§ **Raw data**:
int finish(QueryRun &st, vsa_result *res, uint64_t *mumsum)
{
  const RecordForm &rec = st.rec;
  bool allbits = false;
  if (feedsbuckets(st))
  {
    DevBuf mums;
    MumCounts c;
    if (rec.valbits != 0 ? mumfilter_buckets<uint32_t>(st, mums, &c)
                         : mumfilter_buckets<uint64_t>(st, mums, &c))
    {
      return -100;
    }
    if (c.flags == 0)
    {
      st.index->cs_penalty = 0;
      res->stats.candidates = st.needed + st.nplan + st.nfirst;
      res->count = c.nmums;
      res->matches = (vsa_match *) mums.release();
      *mumsum = c.sumlength;
      return 0;
    }
    if ((c.flags & VSA_CS_OVERFLOW) != 0)
    {
      g_cs_overflows++;
      st.index->cs_penalty =
          std::min(64u, std::max(1u, 2 * st.index->cs_penalty));
      st.index->cs_skip = st.index->cs_penalty;
    } else
    {
      g_cs_longruns++;
      allbits = true;
    }
  }
  if (compact(st))
  {
    return -100;
  }
  const uint64_t needed = st.needed;
  res->stats.candidates = st.domum ? needed : 0;
  if (rec.keeppairs)
  {
    res->count = needed;
    res->packbits = rec.lenbits;
    if (needed > 0)
    {
      res->matches = (vsa_match *) st.keys.release();
      res->packvals = (uint64_t *) st.out.release();
    }
  } else if (st.domum && !st.domumcand)
  {
    DevBuf mums;
    MumCounts c = MumCounts();
    int rc;
    if (rec.valbits != 0)
    {
      rc = mumfilter_packed(
          st.keys.as<const uint64_t>(), st.out.as<const uint32_t>(), needed,
          PairRecord<uint32_t>{rec.lenbits, rec.valbits, st.qs.seqoffset},
          rec.dbbits, 0, allbits, st.stream, mums, &c);
    } else if (rec.packed)
    {
      rc = mumfilter_packed(st.keys.as<const uint64_t>(),
                            st.out.as<const uint64_t>(), needed,
                            PairRecord<uint64_t>{rec.lenbits, 0, 0},
                            rec.dbbits, 0, allbits, st.stream, mums, &c);
    } else
    {
      rc = mumuniqueinquery(st.out, needed, st.stream, mums, &c.nmums,
                            &c.sumlength, 0, st.index->n,
                            st.queries->maxlength);
    }
    if (rc != 0)
    {
      return -100;
    }
    *mumsum = c.sumlength;
    res->count = c.nmums;
    res->matches = (vsa_match *) mums.release();
  } else if (needed > 0 && !st.ordered && st.domum)
  {
    res->count = needed;
    res->matches = (vsa_match *) st.out.release();
  } else if (needed > 0)
  {
    DevBuf sk, sm;
    if (sk.alloc(needed * 8) || sm.alloc(needed * sizeof(vsa_match)) ||
        sortbykey(st.keys.as<uint64_t>(), sk.as<uint64_t>(),
                  st.out.as<vsa_match>(), sm.as<vsa_match>(), needed,
                  bitsfor(st.nitems), st.stream))
    {
      return -100;
    }
    res->count = needed;
    res->matches = (vsa_match *) sm.release();
  }
  return 0;
}

template <typename IDX>
int run_query(const vsa_index *index, const vsa_queries *queries, bool domum,
              bool domumcand, uint32_t searchlength, vsa_result *res,
              bool ordered = true, uint32_t forcebits = 0)
{
  vsa_dev_set_stream(index->stream);
  QueryRun st(index, queries, domum, domumcand, ordered, searchlength);
  const DevIndex<IDX> ix = index->view<IDX>();
  if (workitems<IDX>(st))
  {
    return -100;
  }
  res->stats.searches = st.nitems;
  if (st.nitems == 0)
  {
    return 0;
  }
  st.tall.start();
  if (const int rc = recordform(index, queries, domum, domumcand, ordered,
                                forcebits, &st.rec))
  {
    return rc;
  }
  if (decide(st) || (st.memplan && mem_plan(st, ix)) ||
      (st.reduce && mum_plan(st, ix)))
  {
    return -100;
  }
  if (const int rc = search(st, ix))
  {
    return rc;
  }
  uint64_t mumsum = ~0ull;
  if (finish(st, res, &mumsum))
  {
    return -100;
  }
  st.tall.stop();
  VSA_HIP(hipStreamSynchronize(st.stream));
  res->stats.count = res->count;
  res->stats.search_kernel_ms = st.searchms;
  res->stats.anchor_ms = 0;
  res->stats.first_kernel_ms = st.tfirst.ms();
  res->stats.kernel_searches = st.fromplan ? st.plannedwork : st.nitems;
  if (st.fromplan)
  {
    res->stats.searches = st.plannedwork + queries->nq + st.plansearches;
  }
  res->stats.total_device_ms = st.tall.ms();
  if (mumsum != ~0ull)
  {
    res->stats.sumlength = mumsum;
    return 0;
  }
  if (st.rec.keeppairs)
  {
    res->stats.sumlength = 0;
    return 0;
  }
  return sumlengths(res->matches, res->count, st.stream,
                    &res->stats.sumlength);
}

template <typename Limits, typename Run>
int query_entry(const char *name, const vsa_index *index,
                const vsa_queries *queries, const uint64_t *searchlength,
                vsa_result **result, Limits limits, Run run)
{
  if (index == nullptr || queries == nullptr || result == nullptr)
  {
    VSA_ERROR("%s: NULL argument", name);
    return -1;
  }
  *result = nullptr;
  if (queries->device != index->device)
  {
    VSA_ERROR("queries live on device %d, index on device %d",
              queries->device, index->device);
    return -1;
  }
  if (index->bck == nullptr)
  {
    VSA_ERROR("table bck is not loaded");
    return -3;
  }
  if (searchlength != nullptr && *searchlength < index->pl)
  {
    VSA_ERROR("searchlength=%lu must be >= %lu=prefixlen",
              (unsigned long) *searchlength, (unsigned long) index->pl);
    return -2;
  }
  if (const int rc = limits())
  {
    return rc;
  }
  if (vsa_set_device(index->device) != 0)
  {
    return -100;
  }
  vsa_result *res = newresult(index->device);
  const int rc =
      (index->isize == 4) ? run(uint32_t(), res) : run(uint64_t(), res);
  if (rc != 0)
  {
    vsa_result_free(res);
    return rc;
  }
  *result = res;
  return 0;
}

int mumlimit(const vsa_index *index, uint64_t searchlength)
{
  if (searchlength > 0xFFFFFFF0ull)
  {
    VSA_ERROR("searchlength=%lu must be >= %lu=prefixlen",
              (unsigned long) searchlength, (unsigned long) index->pl);
    return -2;
  }
  return 0;
}

}


extern "C" int vsa_findcompletematches(const vsa_index *index,
                                       const vsa_queries *queries,
                                       vsa_result **result)
{
  uint64_t qlimit = 0;
  bool shortquery = false;
  const int rc = query_entry(
      "vsa_findcompletematches", index, queries, nullptr, result,
      [&] {
        if (queries->maxlength > 0xFFFFFFF0ull)
        {
          VSA_ERROR("query length beyond 32 bits is not supported");
          return -3;
        }
        return 0;
      },
      [&](auto idx, vsa_result *res) {
        qlimit = queries->nq;
        if (queries->minlength < index->pl)
        {
          for (uint64_t q = 0; q < queries->nq; q++)
          {
            if (queries->hlength[q] < index->pl)
            {
              qlimit = q;
              shortquery = true;
              break;
            }
          }
        }
        return run_complete<decltype(idx)>(index, queries, qlimit, res);
      });
  if (rc == 0 && shortquery)
  {
    VSA_ERROR("patternlength=%lu must be >= %lu=prefixlen",
              (unsigned long) queries->hlength[qlimit],
              (unsigned long) index->pl);
    return -2;
  }
  return rc;
}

§ **Task brief**:
Copy out each line of the material that holds the word "keys".

§ **Response**:
      res->matches = (vsa_match *) st.keys.release();
          st.keys.as<const uint64_t>(), st.out.as<const uint32_t>(), needed,
      rc = mumfilter_packed(st.keys.as<const uint64_t>(),
        sortbykey(st.keys.as<uint64_t>(), sk.as<uint64_t>(),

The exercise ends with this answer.